* [DIRECTIONS]: Give the count of lines in the records that contain the string "slack", and write nothing but that number.

GIVEN DATA START

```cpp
template <typename T, bool kDense = false>
__global__ __launch_bounds__(kGroupThreads) void estimate_stage_kernel(const T* __restrict__ images, Geometry g, Workspace ws, const float* __restrict__ target_max_conc,
                                                                       uint32_t* __restrict__ key_scratch) {
    __shared__ SlotScratch sh;
    const int tile = blockIdx.x >> 1, j = blockIdx.x & 1, slot = 2 + j;
    uint32_t* keep = key_scratch ? key_scratch + ((size_t)tile * 3 + j) * (size_t)g.pixels * (sizeof(T) >= 4 ? sizeof(T) / 4 : 1) : nullptr;
    GroupState& st = ws.state[tile];
    const PriorRecord* pr = &ws.prior[tile];
    const uint32_t below = get(&st.below[j]), spec = get(&st.spec);
    const int mode = get(&pr->mode);
    const bool stamps = j == 0;
    if (stamps) SX_STAMP(st, 8);
    const float* c0 = ws.cand_od + ((size_t)tile * kSlots + j) * 3 * g.cap2;
    const size_t spill_words = kDense ? (g.fused_cap > (uint32_t)kLdsKeys ? g.fused_cap - kLdsKeys : 0u) : (g.cap2 > (uint32_t)kLdsKeys ? g.cap2 - kLdsKeys : 0u);
    uint32_t* const spill_area = kDense ? ws.dense_spill : ws.key_spill;
    const uint4* rec_tile = ws.cand_rec + (size_t)__builtin_amdgcn_readfirstlane(tile) * kSlots * g.fused_cap;
    const auto rsrc_phi = __builtin_amdgcn_make_buffer_rsrc(const_cast<uint4*>(rec_tile + (size_t)__builtin_amdgcn_readfirstlane(j) * g.fused_cap), 0, (int)(g.fused_cap * 16u), 0x00020000);
    const auto rsrc_conc = __builtin_amdgcn_make_buffer_rsrc(const_cast<uint4*>(rec_tile + (size_t)__builtin_amdgcn_readfirstlane(slot) * g.fused_cap), 0, (int)(g.fused_cap * 16u), 0x00020000);
    float v[6];
    bool use_all;
    unsigned long long rank_other;
    {
        CandPrefetch<8> pf;
        if constexpr (kDense) prefetch_candidates_dense(pf, rsrc_phi); else prefetch_candidates(pf, g, c0);
        select_prepare(&sh);
        if constexpr (kDense) dense_count(&sh, g, ws, tile, j); else segment_prefix(&sh, g, ws, tile, j);
        exact_plane<T>(g, ws, tile, &sh);
#pragma unroll
        for (int i = 0; i < 6; ++i) v[i] = sh.vecs[i];
        if (stamps) SX_STAMP(st, 9);
        const uint32_t n = kDense ? sh.dense_n : sh.seg_prefix[g.n_seg] + sh.over_n, n_raw = sh.seg_total;
        use_all = sh.use_all != 0;
        const unsigned long long n_sel = sh.n_sel;
        const unsigned long long rank = nearest_rank_index(j ? 99.0 : 1.0, n_sel);
        rank_other = nearest_rank_index(j ? 1.0 : 99.0, n_sel);
        bool ok = mode == 0 && (spec & (kSpecSlow | kSpecHazard)) == 0 && !use_all && !g.spec_fail && sh.seg_overflow == 0 && rank >= below && rank - below < n;
        uint32_t* spill = spill_area + ((size_t)tile * kSlots + j) * spill_words;
        uint32_t answer = 0, why = 1u;
        if (ok) {
            uint32_t mn = 0xFFFFFFFFu, mx = 0u;
            auto phi_key_of = [&](uint32_t i, const float (&od)[3]) {
                const uint32_t k = angle_key(od, v);
                mn = min(mn, k);
                mx = max(mx, k);
                if (i < (uint32_t)kLdsKeys) sh.keys[i] = k; else put(&spill[i - kLdsKeys], k);
            };
            if constexpr (kDense) for_each_candidate_dense(pf, n, rsrc_phi, phi_key_of); else for_each_candidate(pf, &sh, g, c0, phi_key_of);
            publish_range(&sh, mn, mx);
            if (threadIdx.x == kGroupThreads - 1) sh.ok = phi_slot_check(pr, v, j, sh.check, g.spec_rot) ? 1 : 0;
            __syncthreads();
            if (stamps) SX_STAMP(st, 10);
            ok = sh.ok != 0;
            why = 2u;
        }
        if (ok) {
            answer = select_slot_keys(&sh, spill, n, (uint32_t)(rank - below), false);
            const float a = key_float(answer);
            const double slack = 4e-6;
            if (sh.check[2] == 0.0 && !((double)a >= sh.check[0] + slack)) ok = false;
            if (sh.check[3] == 0.0 && !((double)a <= sh.check[1] - slack)) ok = false;
            why = 3u;
        }
        if (!ok) {
            __syncthreads();
            if (threadIdx.x == 0) {
                atomicOr(&st.fell_back, 1u << j);
                atomicOr(&st.spec, (sh.seg_overflow ? 4u : why) << (8 + 4 * j));
                atomicAdd(&ws.state[0].slow_slots, 1u);
            }
            reset_scratch(&sh.t);
            answer = select_whole_group<T>(images, g, tile, j, rank, v, use_all, &sh.t, keep);
        }
        if (threadIdx.x == 0) {
            put(&st.phi_key[j], answer);
            put(&st.rank[j], rank);
            put(&st.ncand_seen[j], mode == 0 ? n_raw : 0u);
            __hip_atomic_store(&st.phi_pub[j], (1ull << 32) | (unsigned long long)answer, __ATOMIC_RELAXED, __HIP_MEMORY_SCOPE_AGENT);
            sh.own_key = answer;
        }
        if (stamps) SX_STAMP(st, 11);
    }
    if (stamps) SX_STAMP(st, 12);
    const float* c1 = ws.cand_od + ((size_t)tile * kSlots + slot) * 3 * g.cap2;
    CandPrefetch<12> pf;
    if constexpr (kDense) prefetch_candidates_dense(pf, rsrc_conc); else prefetch_candidates(pf, g, c1);
    __syncthreads();
    select_prepare(&sh);
    if constexpr (kDense) dense_count(&sh, g, ws, tile, slot); else segment_prefix(&sh, g, ws, tile, slot);
    auto vectors_and_check = [&](uint32_t partner_key) {
        float he[6], pinv[6];
        const uint32_t key0 = j == 0 ? sh.own_key : partner_key, key1 = j == 0 ? partner_key : sh.own_key;
        stain_vectors_and_pinv(v, key0, key1, he, pinv);
#pragma unroll
        for (int i = 0; i < 6; ++i) {
            sh.pinv[i] = pinv[i];
            sh.he[i] = he[i];
        }
        double theta = 0.0;
        float hi = 0.0f;
        const bool good = mode == 0 && conc_slot_check(pr, pinv, j, theta, hi);
        sh.check[0] = theta;
        sh.ok = good ? 1 : 0;
        const double bound = theta + 4e-6 * fabs(theta) + 1e-7;
        uint32_t kf = float_key((float)bound);
        if ((double)key_float(kf) > bound && kf > 0u) --kf;
        sh.k_floor = good ? kf : 0u;
        sh.k_ceil = good ? max(float_key(hi), kf) : 0xFFFFFFFFu;
    };
    if (threadIdx.x == kWave) {
        unsigned long long granule = 0;
        for (int spin = 0; spin < (1 << 16); ++spin) {
            granule = __hip_atomic_load(&st.phi_pub[1 - j], __ATOMIC_RELAXED, __HIP_MEMORY_SCOPE_AGENT);
            if ((granule >> 32) == 1ull) break;
            __builtin_amdgcn_s_sleep(4);
        }
        sh.partner_ok = (granule >> 32) == 1ull ? 1 : 0;
        if (sh.partner_ok) vectors_and_check((uint32_t)granule);
    }
    __syncthreads();
    if (__builtin_expect(sh.partner_ok == 0, 0)) {
        reset_scratch(&sh.t);
        const uint32_t partner_key = select_whole_group<T>(images, g, tile, 1 - j, rank_other, v, use_all, &sh.t, keep);
        __syncthreads();
        select_prepare(&sh);
        if (threadIdx.x == kWave) vectors_and_check(partner_key);
        __syncthreads();
    }
    float pinv[6];
#pragma unroll
    for (int i = 0; i < 6; ++i) pinv[i] = sh.pinv[i];
    const unsigned long long n_all = (unsigned long long)g.pixels;
    const unsigned long long k99 = nearest_rank_index(99.0, n_all);
    const uint32_t n = kDense ? sh.dense_n : sh.seg_prefix[g.n_seg] + sh.over_n, n_raw = sh.seg_total;
    if (stamps) SX_STAMP(st, 13);
    const unsigned long long outside = n_all - (unsigned long long)n;
    bool ok = mode == 0 && (spec & (kSpecSlow | kSpecHazard)) == 0 && !g.spec_fail && sh.seg_overflow == 0 && k99 >= outside && n > 0;
    uint32_t why = ok && sh.ok == 0 ? 2u : 1u;
    ok = ok && sh.ok != 0;
    uint32_t* spill = spill_area + ((size_t)tile * kSlots + slot) * spill_words;
    uint32_t answer = 0;
    if (ok) {
        const uint32_t k_floor = sh.k_floor, k_ceil = sh.k_ceil;
        uint32_t mn = 0xFFFFFFFFu, mx = 0u, under = 0u;
        auto conc_key_of = [&](uint32_t i, const float (&od)[3]) {
            float ca, cb;
            concentration(od, pinv, ca, cb);
            const uint32_t k = float_key(j ? cb : ca);
            mn = min(mn, k);
            mx = max(mx, k);
            under += k < k_floor ? 1u : 0u;
            if (i < (uint32_t)kLdsKeys) sh.keys[i] = k; else put(&spill[i - kLdsKeys], k);
        };
        if constexpr (kDense) for_each_candidate_dense(pf, n, rsrc_conc, conc_key_of); else for_each_candidate(pf, &sh, g, c1, conc_key_of);
        publish_range(&sh, mn, mx);
        under = wave_total_u32(under);
        if (lane_id() == 0 && under) atomicAdd(&sh.n_under, under);
        __syncthreads();
        if (stamps) SX_STAMP(st, 14);
        const unsigned long long rank_in = k99 - outside;
        const uint32_t n_under = sh.n_under;
        why = 3u;
        if (rank_in < n_under) {
            ok = false;
        } else {
            answer = select_slot_keys(&sh, spill, n, (uint32_t)(rank_in - n_under), false, nullptr, k_floor, k_ceil);
            const double a = (double)key_float(answer), theta = sh.check[0];
            if (!(a >= theta + 4e-6 * fabs(theta) + 1e-7)) ok = false;
        }
    }
    if (!ok) {
        __syncthreads();
        if (threadIdx.x == 0) {
            atomicOr(&st.fell_back, 1u << slot);
            atomicOr(&st.spec, (sh.seg_overflow ? 4u : why) << (8 + 4 * slot));
            atomicAdd(&ws.state[0].slow_slots, 1u);
        }
        reset_scratch(&sh.t);
        answer = select_whole_group<T>(images, g, tile, slot, k99, pinv, true, &sh.t, keep);
    }
    if (threadIdx.x == 0) {
        const float mc = key_float(answer);
        put(&st.max_c[j], mc);
        put(&st.rank[slot], k99);
        put(&st.ncand_seen[slot], mode == 0 ? n_raw : 0u);
        StageRecord* rec = &st.rec[2];
        put(&rec->scale[j], target_max_conc[j] / mc);
        if (j == 0) {
#pragma unroll
            for (int i = 0; i < 6; ++i) {
                put(&rec->coef[i], pinv[i]);
                put(&st.pinv[i], pinv[i]);
                put(&st.he[i], sh.he[i]);
            }
        }
    }
    if (stamps) SX_STAMP(st, 15);
}

}
}
```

GIVEN DATA END

* [EXPECTED OUTPUT]: 3